Вокруг моментально притихли.
- И я понял, в чем дело, - весело сказал я, глядя вверх почти по-родственному приветливо. - Ты сам ничего не можешь, от радиации - верно? У тебя ведь не только волосы от нее выпали, Ремез. Признайся, ты ездил на полигон? Что ты там делал - хотел взрыв вблизи посмотреть? А может, там валяется что-то ценное, брошенные машины, вещи какие-нибудь? Наплевать ведь, что все радиоактивно, на толкучке в районе счетчиков Гейгера все равно нет.
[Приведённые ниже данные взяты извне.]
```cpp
extern "C" int ccmi_post_f32(const ccmi_post_args *a, void *stream)
{
    if (!a || !a->in || !a->out) return ccmi_set_error(CCMI_ERR_ARG, "post: null argument");
    if (a->h < 1 || a->w < 1 || a->batch < 1) return ccmi_set_error(CCMI_ERR_ARG, "post: bad shape");
    return ccmi_launch_post_f32(a, static_cast<hipStream_t>(stream));
}
```

### cool-chic_amd/csrc/ccmi_internal.h

```cpp
#pragma once

#include <hip/hip_runtime.h>
#include <stdint.h>

#include <vector>

#include "../../include/ccmi.h"

#define CCMI_MAX_GRIDS 8

struct GridGeom {
    int n;
    int h[CCMI_MAX_GRIDS];
    int w[CCMI_MAX_GRIDS];
    int off[CCMI_MAX_GRIDS];
    int total;
};

int ccmi_set_error(int code, const char *fmt, ...);

#define CCMI_HIP_CHECK(expr)                                                                \
    do {                                                                                    \
        hipError_t _e = (expr);                                                             \
        if (_e != hipSuccess)                                                               \
            return ccmi_set_error(CCMI_ERR_HIP, "%s failed: %s", #expr, hipGetErrorString(_e)); \
    } while (0)

static inline int ccmi_div_up(int a, int b) { return (a + b - 1) / b; }

int ccmi_launch_arm_f32(const ccmi_arm_args *a, hipStream_t s);
int ccmi_launch_ups_f32(const ccmi_ups_args *a, hipStream_t s);
int ccmi_launch_syn_f32(const ccmi_syn_args *a, hipStream_t s);
int ccmi_launch_post_f32(const ccmi_post_args *a, hipStream_t s);

struct StreamSet {
    int device = -1;
    bool timing = false;
    std::vector<hipStream_t> st;
    std::vector<hipEvent_t> ev;
};
StreamSet *ccmi_streamset_acquire(int nst, int nev, bool timing);
void ccmi_streamset_release(StreamSet *set);
struct StreamSetLease {
    StreamSet *set = nullptr;
    StreamSetLease() = default;
    StreamSetLease(const StreamSetLease &) = delete;
    StreamSetLease &operator=(const StreamSetLease &) = delete;
    ~StreamSetLease()
    {
        if (set) ccmi_streamset_release(set);
    }
};
```

### cool-chic_amd/csrc/fwd_arm.hip

```cpp
#include <stdlib.h>

#include <algorithm>

#include "fwd_common.h"

using ccmi_fwd::cfloat_ptr;
using ccmi_fwd::f2;

namespace {

constexpr int kThreads = 256;
constexpr int kTX = 64;
constexpr int kRowsPerPass = kThreads / kTX;
#ifndef CCMI_ARM_NL
#define CCMI_ARM_NL 2
#endif
constexpr int kNL = CCMI_ARM_NL;
constexpr int kNP = kNL / 2;
constexpr int kTY = kRowsPerPass * kNL;
constexpr int kHalo = 4;
constexpr int kLW = kTX + 2 * kHalo;
constexpr int kLH = kTY + kHalo;


struct ArmGeom {
    int n;
    int h[CCMI_MAX_GRIDS], w[CCMI_MAX_GRIDS], off[CCMI_MAX_GRIDS];
    int tiles_x[CCMI_MAX_GRIDS];
    int tile_start[CCMI_MAX_GRIDS + 1];
};

template <int D>
__device__ __forceinline__ void ctx_offset(int i, int &dy, int &dx)
{
    constexpr signed char k8[8] = {13, 22, 30, 31, 32, 37, 38, 39};
    constexpr signed char k16[16] = {13, 14, 20, 21, 22, 23, 24, 28, 29, 30, 31, 32, 33, 37, 38, 39};
    constexpr signed char k24[24] = {4, 11, 12, 13, 14, 15, 19, 20, 21, 22, 23, 24, 25, 28, 29, 30, 31, 32, 33, 34,
                                     36, 37, 38, 39};
    constexpr signed char k32[32] = {2, 3, 4, 5, 10, 11, 12, 13, 14, 15, 16, 19, 20, 21, 22, 23, 24, 25, 26, 27,
                                     28, 29, 30, 31, 32, 33, 34, 35, 36, 37, 38, 39};
    int k = D == 8 ? k8[i] : D == 16 ? k16[i] : D == 24 ? k24[i] : k32[i];
    dy = k / 9 - 4;
    dx = k % 9 - 4;
}

__device__ __forceinline__ float laplace_cdf(float x, float mu, float inv_scale)
{
    float s = x - mu;
    float sg = s > 0.f ? 1.f : (s < 0.f ? -1.f : 0.f);
    return 0.5f - 0.5f * sg * (__expf(-fabsf(s) * inv_scale) - 1.f);
}
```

Мне казалось, что Ремез сейчас заорет, но он молчал, глядя на меня изумленно и испуганно, как на неожиданно залаявшего кузнечика. И я заговорил снова:
- Кстати, бросается в глаза - ты терпеть не можешь женщин. Даже собственную жену забил до такой степени, что она слово боится сказать. У тебя вообще не женщины, а сплошь "бабы", и все они - дуры, все они - не люди...
Меня на мгновение прервал сдержанный гул женских голосов в толпе. Я помахал Ремезу рукой:
- Слышишь? Не только меня это бьет по ушам. Зачем ты на них ущербность свою вымещаешь?.. Я, может, и не мужик, Ремез - хотя кому какое дело - но я, по крайней мере, проблемы свои не выпячиваю на людях, как ты...
Он взвыл - и я почти физически почувствовал, как раскалился вокруг воздух. Мгновение он, кажется, раздумывал, не плюнуть ли в меня сверху, но в опасной близости стояли какие-то чины с партийными значками (шокированные до последней степени), жена директора завода, тот самый профсоюзный деятель с изумленно открытым ртом...
Ремез снова взвыл, что-то нечленораздельное - толпа инстинктивно отхлынула от меня, словно сейчас я должен был взорваться.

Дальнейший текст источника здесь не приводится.